The wife went first, and all that walking she did in San Francisco must have taken its toll, because when Kasey was working her over…uh, worked on her, she laughed louder than usual (for some reason, that’s her reaction to being mangled by a chiropractor).

When it was my turn, I told him about my thigh/hip and knees. He chose to work on the former. Interestingly enough, I’d also noticed some stiffness in my mid-right back but didn’t think it was a big deal.
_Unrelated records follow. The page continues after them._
# KarelPeeters/kZero

Measured on AMD Instinct MI355X. Metric: self-play NN evals/sec (node), Chess 20x256 ResNet b=256, 1/2/4/8 GPU, higher is better.
Workload: dtype f16; 1 GPU; chess-20x256 attention head, executor batch 256; engines_per_gpu=1, parallelism=dp1 (no collective)

## Files before the change

kzero_amd/csrc/kz_tower.hip:

```cpp
#include <cstdlib>
#include <type_traits>
#include <vector>

#include "kz_kernels.hpp"
#include "kz_launch.hpp"

namespace kz {

typedef _Float16 h16;
typedef h16 h16x8 __attribute__((ext_vector_type(8)));
typedef h16 h16x4 __attribute__((ext_vector_type(4)));
typedef float f32x4 __attribute__((ext_vector_type(4)));

namespace {

#include "kz_decode_dev.hpp"
#include "kz_encode_dev.hpp"

constexpr int C = 256;
constexpr int RS = C * 2 + 16;
constexpr int URS = 3 * C * 2 + 16;
constexpr int KSTEPS = 72;
constexpr int HEAD_KSTEPS = 5 * 8;
constexpr int POLICY = 1880, LOGIT_LD = 96;
constexpr int TOWER_PF_MAX = 8;

struct TowerDev {
    const h16 *x0;
    const uint4 *w_stem, *w_tower;
    const float *bias, *post_scale, *post_shift;
    h16 *y;
    int cin_p, batch, depth;
    PackedBoards in;
    const float *sh_w0, *sh_b0, *sh_w1, *sh_b1, *sh_w2, *sh_b2;
    const int32_t *att_idx;
    float *scalars, *policy;
    int *nonfinite_flag;
    int epoch;
    DecodeDev dec;
};

template <int I, int N, class F>
__device__ __forceinline__ void static_for(F &&f) {
    if constexpr (I < N) {
        f(std::integral_constant<int, I>{});
        static_for<I + 1, N>(f);
    }
}

template <int NB>
struct Layout {
    static constexpr int M = NB * 64;
    static constexpr int MT = M / 16;
    static constexpr bool LINE_TILES = NB == 2;
    static constexpr int BPAD = LINE_TILES ? 128 : 0;
    static constexpr int BOARD = 64 * RS + BPAD;
    static constexpr int TS = LINE_TILES ? 8 * RS : 16 * RS;
    static constexpr int IMG = NB * BOARD;
    static constexpr int X_OFF = 0;
    static constexpr int Y_OFF = IMG;
    static constexpr int Z_OFF = 2 * IMG;
    static_assert(Z_OFF % 256 == 0, "zero rows keep the slot pattern of the image rows");
    static constexpr int S_OFF = Z_OFF + 16 * RS;
    static constexpr int TOWER_BYTES = S_OFF + M * 64;
    static constexpr int U_OFF = Z_OFF;
    static constexpr int ACT_OFF = U_OFF + 16 * URS;
    static constexpr int HID_OFF = ACT_OFF + NB * 256 * 4;
    static constexpr int HEADS_BYTES = HID_OFF + NB * 32 * 4;
    static constexpr int LOG_OFF = Y_OFF;
    static constexpr int BYTES = TOWER_BYTES > HEADS_BYTES ? TOWER_BYTES : HEADS_BYTES;
    static_assert(NB * 64 * LOGIT_LD * 4 <= IMG, "logits fit the Y region");
    static constexpr int row_off(int b, int p) { return b * BOARD + p * RS; }
    static_assert(BYTES <= 160 * 1024, "LDS budget");
};

constexpr int SG_VALU = 0x2, SG_SALU = 0x4, SG_MFMA = 0x8, SG_VMEM_READ = 0x20, SG_DS_READ = 0x100;
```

When he hit that area with his industrial strength vibrator, I thought I was being beaten by a jackhammer.

chiropractic spine
Credit: easewell.net

He also got the offending area on my left leg, something I think he called my “ATC” (I tried different search strings on Google, but no useful results), and oh yeah, it hurt.

Turns out though, this is the result of a shortened hamstring. Guess when you squat, if you don’t stretch things out again, they just get shorter. So I have a new Kasey and Chiropractor exercise to do to lengthen my hams.

Funny it’s only on one side, but I tend to be left-side dominant anyway. He also said my mid-right back spasmed and (for some reason) it’s connected to the leg issue.

Still no idea what’s going to happen on Wednesday/Thursday when I do back squats. I may have to eat this one for 5/3/1+ week and program in a deload for the following week just to give my hams a break.

Now that I’ve been adjusted with a vengeance and had lunch (and am composing this wee missive), I’m ready for a nap. But since my wife is back home, I don’t think I’m going to get one.

Wonder if I can sneak in another cup of coffee?

Don’t ever believe you have nothing to lose. There’s always something to be lost when you change something or try something new. Nothing is ever free. Not even experience.